The other day I ran into a weird problem using GCC and the '-Ofast' optimization flag. Compiling the below program using 'gcc -Ofast -o fib1 fib1.c'.
#include <stdio.h>
int f1(int n) {
if (n < 2) {
return n;
}
int a, b;
a = f1(n - 1);
b = f1(n - 2);
return a + b;
}
int main(){
printf("%d", f1(40));
}
When measuring execution time, the result is:
peter#host ~ $ time ./fib1
102334155
real 0m0.511s
user 0m0.510s
sys 0m0.000s
Now let's introduce a global variable in our program and compile again using 'gcc -Ofast -o fib2 fib2.c'.
#include <stdio.h>
int global;
int f1(int n) {
if (n < 2) {
return n;
}
int a, b;
a = f1(n - 1);
b = f1(n - 2);
global = 0;
return a + b;
}
int main(){
printf("%d", f1(40));
}
Now the execution time is:
peter#host ~ $ time ./fib2
102334155
real 0m0.265s
user 0m0.265s
sys 0m0.000s
The new global variable does not do anything meaningful. However, the difference in execution time is considerable.
Apart from the question (1) what the reason is for such behavior, it also would be nice if (2) the last performance could be achieved without introducing meaningless variables. Any suggestions?
Thanks
Peter

I believe you hit some very clever and very weird gcc (mis-?)optimization. That's about as far as I got in researching this.
I modified your code to have an #ifdef G around the global:
$ cc -O3 -o foo foo.c && time ./foo
102334155
real 0m0.634s
user 0m0.631s
sys 0m0.001s
$ cc -O3 -DG -o foo foo.c && time ./foo
102334155
real 0m0.365s
user 0m0.362s
sys 0m0.001s
So I have the same weird performance difference.
When in doubt, read the generated assembler.
$ cc -S -O3 -o foo.s -S foo.c
$ cc -S -DG -O3 -o foog.s -S foo.c
Here it gets truly bizarre.

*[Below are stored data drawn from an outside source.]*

template <int K, bool WT = false>
__device__ __forceinline__ void gram_chunk44(const int32_t *__restrict__ rowidx, const double *__restrict__ vals, int len,
                                             const double *__restrict__ other, const double *__restrict__ zero_row,
                                             double mean, double alpha, IdxBlockT<WT> cur, IdxBlockT<WT> nxt,
                                             double (&acc)[Geo44<K>::NB], double (&rr)[Geo44<K>::NG], int lane, int rowmask = -1,
                                             const double *__restrict__ sw = nullptr)
{
    using G = Geo44<K>;
    constexpr int NG = G::NG, NL = G::NL;
    typedef double dd2 __attribute__((ext_vector_type(2)));
    const int slot = lane >> 2, x = lane & 3;
    auto gather = [&](const IdxBlockT<WT> &ib, int gg, dd2 (&yy)[NL], double &ww, double &ss) {
        const int src = gg * 16 + slot;
        const int row = __shfl(ib.ri, src);
        ww = (__shfl(ib.v, src) - mean) * alpha;
        if constexpr (WT) ss = __shfl(ib.s, src);
        const double *base = (ib.base + src < len) ? other + (size_t)(row & rowmask) * K : zero_row;
        const dd2 *p = reinterpret_cast<const dd2 *>(base + 2 * x);
#pragma unroll
        for (int h = 0; h < NL; ++h) yy[h] = p[4 * h];
    };
    auto contract = [&](const dd2 (&yy)[NL], double ww, double ss) {
        double R[NG];
#pragma unroll
        for (int h = 0; h < NL; ++h) { R[2 * h] = yy[h].x; R[2 * h + 1] = yy[h].y; }
        if constexpr (WT) {
#pragma unroll
            for (int g = 0; g < NG; ++g) R[g] *= ss;
        }
#pragma unroll
        for (int g = 0; g < NG; ++g) rr[g] = fma(R[g], ww, rr[g]);
        int blk = 0;
#pragma unroll
        for (int g = 0; g < NG; ++g)
#pragma unroll
            for (int g2 = g; g2 < NG; ++g2, ++blk) acc[blk] = mfma44(R[g], R[g2], acc[blk]);
    };
    if (len <= 0) return;
    dd2 yA[NL], yB[NL];
    double wA, wB = 0.0, sA = 0.0, sB = 0.0;
    gather(cur, 0, yA, wA, sA);
    int b0 = 0;
    for (; b0 + 64 < len; b0 += 64) {
        IdxBlockT<WT> nn{};
        if constexpr (!WT) nn = load_idx_block<WT>(rowidx, vals, b0 + 128, lane, len, zero_row, sw);
        gather(cur, 1, yB, wB, sB);
        contract(yA, wA, sA);
        gather(cur, 2, yA, wA, sA);
        contract(yB, wB, sB);
        gather(cur, 3, yB, wB, sB);
        contract(yA, wA, sA);
        gather(nxt, 0, yA, wA, sA);
        contract(yB, wB, sB);
        cur = nxt;
        if constexpr (WT) nxt = load_idx_block<WT>(rowidx, vals, b0 + 128, lane, len, zero_row, sw);
        else nxt = nn;
    }
    const int ng = (len - b0 + 15) >> 4;
    if (ng > 1) gather(cur, 1, yB, wB, sB);
    contract(yA, wA, sA);
    if (ng > 1) {
        if (ng > 2) gather(cur, 2, yA, wA, sA);
        contract(yB, wB, sB);
        if (ng > 2) {
            if (ng > 3) gather(cur, 3, yB, wB, sB);
            contract(yA, wA, sA);
            if (ng > 3) contract(yB, wB, sB);
        }
    }
}

typedef double gs_raw __attribute__((ext_vector_type(2)));
__device__ __forceinline__ gs_raw load_gs_rec(const GatherRec *__restrict__ rec, int g, unsigned slot_bytes)
{
    return *reinterpret_cast<const gs_raw *>(reinterpret_cast<const char *>(rec + 16 * g) + slot_bytes);
}

template <int K>
__device__ __forceinline__ void gram_stream44(const GatherRec *__restrict__ rec, int ng, const double *__restrict__ other,
                                              const double *__restrict__ zero_row, double alpha, gs_raw r0, gs_raw r1, unsigned slot_bytes,
                                              double (&acc)[Geo44<K>::NB], double (&rr)[Geo44<K>::NG], int lane)
{
    using G = Geo44<K>;
    constexpr int NG = G::NG, NL = G::NL;
    typedef double dd2 __attribute__((ext_vector_type(2)));
    const int x = lane & 3;
    const dd2 *ox = reinterpret_cast<const dd2 *>(other + 2 * x), *zx = reinterpret_cast<const dd2 *>(zero_row + 2 * x);
    auto gather = [&](const gs_raw &rc, dd2 (&yy)[NL], double &ww) {
        const int off = (int)__builtin_bit_cast(long long, rc.x);
        ww = rc.y * alpha;
        const dd2 *p = (off >= 0) ? ox + off : zx;
#pragma unroll
        for (int h = 0; h < NL; ++h) yy[h] = p[4 * h];
    };
    auto contract = [&](const dd2 (&yy)[NL], double ww) {
        double R[NG];
#pragma unroll
        for (int h = 0; h < NL; ++h) { R[2 * h] = yy[h].x; R[2 * h + 1] = yy[h].y; }
#pragma unroll
        for (int g = 0; g < NG; ++g) rr[g] = fma(R[g], ww, rr[g]);
        int blk = 0;
#pragma unroll
        for (int g = 0; g < NG; ++g)
#pragma unroll
            for (int g2 = g; g2 < NG; ++g2, ++blk) acc[blk] = mfma44(R[g], R[g2], acc[blk]);
    };
    if (ng <= 0) return;
    dd2 yA[NL], yB[NL];
    double wA, wB = 0.0;
    gather(r0, yA, wA);
    r0 = load_gs_rec(rec, 2, slot_bytes);
    if (ng > 1) gather(r1, yB, wB);
    r1 = load_gs_rec(rec, 3, slot_bytes);
    contract(yA, wA);
    int g = 1;
    for (; g + 2 < ng; g += 2) {
        gather(r0, yA, wA);
        r0 = load_gs_rec(rec, g + 3, slot_bytes);
        contract(yB, wB);
        gather(r1, yB, wB);
        r1 = load_gs_rec(rec, g + 4, slot_bytes);
        contract(yA, wA);
    }
    if (g < ng) {
        if (g + 1 < ng) gather(r0, yA, wA);
        contract(yB, wB);
        if (g + 1 < ng) contract(yA, wA);
    }
}

template <int K>
__device__ __forceinline__ void assemble44(double (&acc)[Geo44<K>::NB], double (&rr)[Geo44<K>::NG], double *sA, double *sb,
                                           int LD, int lane)
{
    using G = Geo44<K>;
    constexpr int NG = G::NG;
    static_assert(NG % 2 == 0, "block rows are written in pairs");
    const int i = lane >> 4, b = (lane >> 2) & 3, j = lane & 3;
    auto blk = [](int g, int g2) constexpr { return g * NG - (g * (g - 1)) / 2 + (g2 - g); };
    double *up = sA + (2 * i) * LD + 2 * j;
    double *lo = sA + (2 * j) * LD + 2 * i;
#pragma unroll
    for (int g = 0; g < NG; g += 2) {
#pragma unroll
        for (int t = blk(g, g); t < blk(g + 1, NG - 1) + 1; ++t) {
            const double v = row_ror_add<0x128>(acc[t]);
            acc[t] = row_ror_add<0x124>(v);
        }
        if (b == 0) {
            up[G::idx(g + 1, 0) * LD + G::idx(g + 1, 0)] = acc[blk(g + 1, g + 1)];
#pragma unroll
            for (int g2 = g; g2 < NG; g2 += 2) {
                double2 v; v.x = acc[blk(g, g2)]; v.y = acc[blk(g, g2 + 1)];
                *reinterpret_cast<double2 *>(&up[G::idx(g, 0) * LD + G::idx(g2, 0)]) = v;
                if (g2 > g) {
                    double2 w; w.x = acc[blk(g + 1, g2)]; w.y = acc[blk(g + 1, g2 + 1)];
                    *reinterpret_cast<double2 *>(&up[G::idx(g + 1, 0) * LD + G::idx(g2, 0)]) = w;
                }
            }
        } else if (b == 1) {
            lo[G::idx(g + 1, 0) * LD + G::idx(g, 0)] = acc[blk(g, g + 1)];
#pragma unroll
            for (int g2 = g + 2; g2 < NG; ++g2) {
                double2 v; v.x = acc[blk(g, g2)]; v.y = acc[blk(g + 1, g2)];
                *reinterpret_cast<double2 *>(&lo[G::idx(g2, 0) * LD + G::idx(g, 0)]) = v;
            }
        }
    }
#pragma unroll
    for (int g = 0; g < NG; ++g) {
        double v = row_ror_add<0x128>(rr[g]);
        v = row_ror_add<0x124>(v);
        v += __shfl_xor(v, 16);
        v += __shfl_xor(v, 32);
        if (lane < 4) sb[G::idx(g, lane)] = v;
    }
}

template <int K>
__device__ __forceinline__ void deposit_column(const SampleArgs &a, int64_t idx, const d4 (&acc)[Geo<K>::NTRI],
                                               const double (&r)[Geo<K>::NT], double *lds, int slot, int lane)
{
    using G = Geo<K>;
    constexpr int NT = G::NT;
    const int kq = lane >> 4, li = lane & 15;
    double *sL = lds + slot * G::SLOT, *sY = sL + G::PLEN, *sZ = sY + K;

    draw_normals<K>(sample_counter(idx, a.ktrue, a.iter_plus_1), a.ktrue, sZ, lane, K);
    const double *LF = a.prop_lambda ? a.prop_lambda + (size_t)(idx - a.col_from) * K * K : a.LambdaF;

    int tri = 0;
#pragma unroll
    for (int I = 0; I < NT; ++I)
#pragma unroll
        for (int J = I; J < NT; ++J, ++tri)
#pragma unroll
            for (int reg = 0; reg < 4; ++reg) {
                const int gi = I * 16 + kq + 4 * reg, gj = J * 16 + li;
                const int row = (I == J) ? gi : gj, col = (I == J) ? gj : gi;
                if (row < K && col <= row)
                    sL[tri_off(row) + col] = (a.diag_only && row != col) ? 0.0 : fma(a.alpha, acc[tri][reg], LF[row + col * K]);
            }
    if (kq == 0) {
#pragma unroll
        for (int t = 0; t < NT; ++t)
            if (t * 16 + li < K) {
                double lm = a.Lmu[t * 16 + li];
                if (a.prop_lambda) {
                    lm = 0.0;
                    for (int j = 0; j < K; ++j) lm = fma(LF[t * 16 + li + j * K], a.mu[j], lm);
                }
                sY[t * 16 + li] = lm + r[t];
            }
    }
    if (lane == 0) reinterpret_cast<long long *>(lds + G::C * G::SLOT)[slot] = idx;
}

Normally I can follow gcc-generated code pretty easily. The code that got generated here is just incomprehensible. What should be pretty straightforward recursion and addition that should fit in 15-20 instructions, gcc expanded to a several hundred instructions with a flurry of shifts, additions, subtractions, compares, branches and a large array on the stack. It looks like it tried to partially convert one or both recursions into an iteration and then unrolled that loop. One thing struck me though, the non-global function had only one recursive call to itself (the second one is the call from main):
$ grep 'call.*f1' foo.s | wc
2 4 18
While the global one one had:
$ grep 'call.*f1' foog.s | wc
33 66 297
My educated (I've seen this many times before) guess? Gcc tried to be clever and in its fervor the function that in theory should be easier to optimize generated worse code while the write to the global variable made it sufficiently confused that it couldn't optimize so hard that it led to better code. This happens all the time, many optimizations that gcc (and other compilers too, let's not single them out) uses are very specific to certain benchmarks they use and might not generate faster running code in many other cases. In fact, from experience I only ever use -O2 unless I've benchmarked things very carefully to see that -O3 makes sense. It very often doesn't.
If you really want to research this further, I'd recommend reading gcc documentation about which optimizations get enabled with -O3 as opposed to -O2 (-O2 doesn't do this), then try them one by one until you find which one causes this behavior and that optimization should be a pretty good hint for what's going on. I was about to do this, but I ran out of time (must do last minute christmas shopping).

On my machine (gcc (Ubuntu 5.2.1-22ubuntu2) 5.2.1 20151010) I've got this:
time ./fib1 0,36s user 0,00s system 98% cpu 0,364 total
time ./fib2 0,20s user 0,00s system 98% cpu 0,208 total
From man gcc:
-Ofast
Disregard strict standards compliance. -Ofast enables all -O3 optimizations. It also enables optimizations that are not valid for all standard-compliant programs. It turns on -ffast-math and the Fortran-specific -fno-protect-parens and -fstack-arrays.
Not so safe option, let's try -O2:
time ./fib1 0,38s user 0,00s system 99% cpu 0,377 total
time ./fib2 0,47s user 0,00s system 99% cpu 0,470 total
I think, that some of aggressive optimizations weren't applied to fib1, but were applied to fib2. When I switched -Ofast for -O2 - some of optimizations weren't applied to fib2, but were applied to fib1.
Let's try -O0:
time ./fib1 0,81s user 0,00s system 99% cpu 0,812 total
time ./fib2 0,81s user 0,00s system 99% cpu 0,814 total
They are equal without optimizations.
So introducing global variable in recursive function can break some optimizations on one hand and improve other optimizations on other hand.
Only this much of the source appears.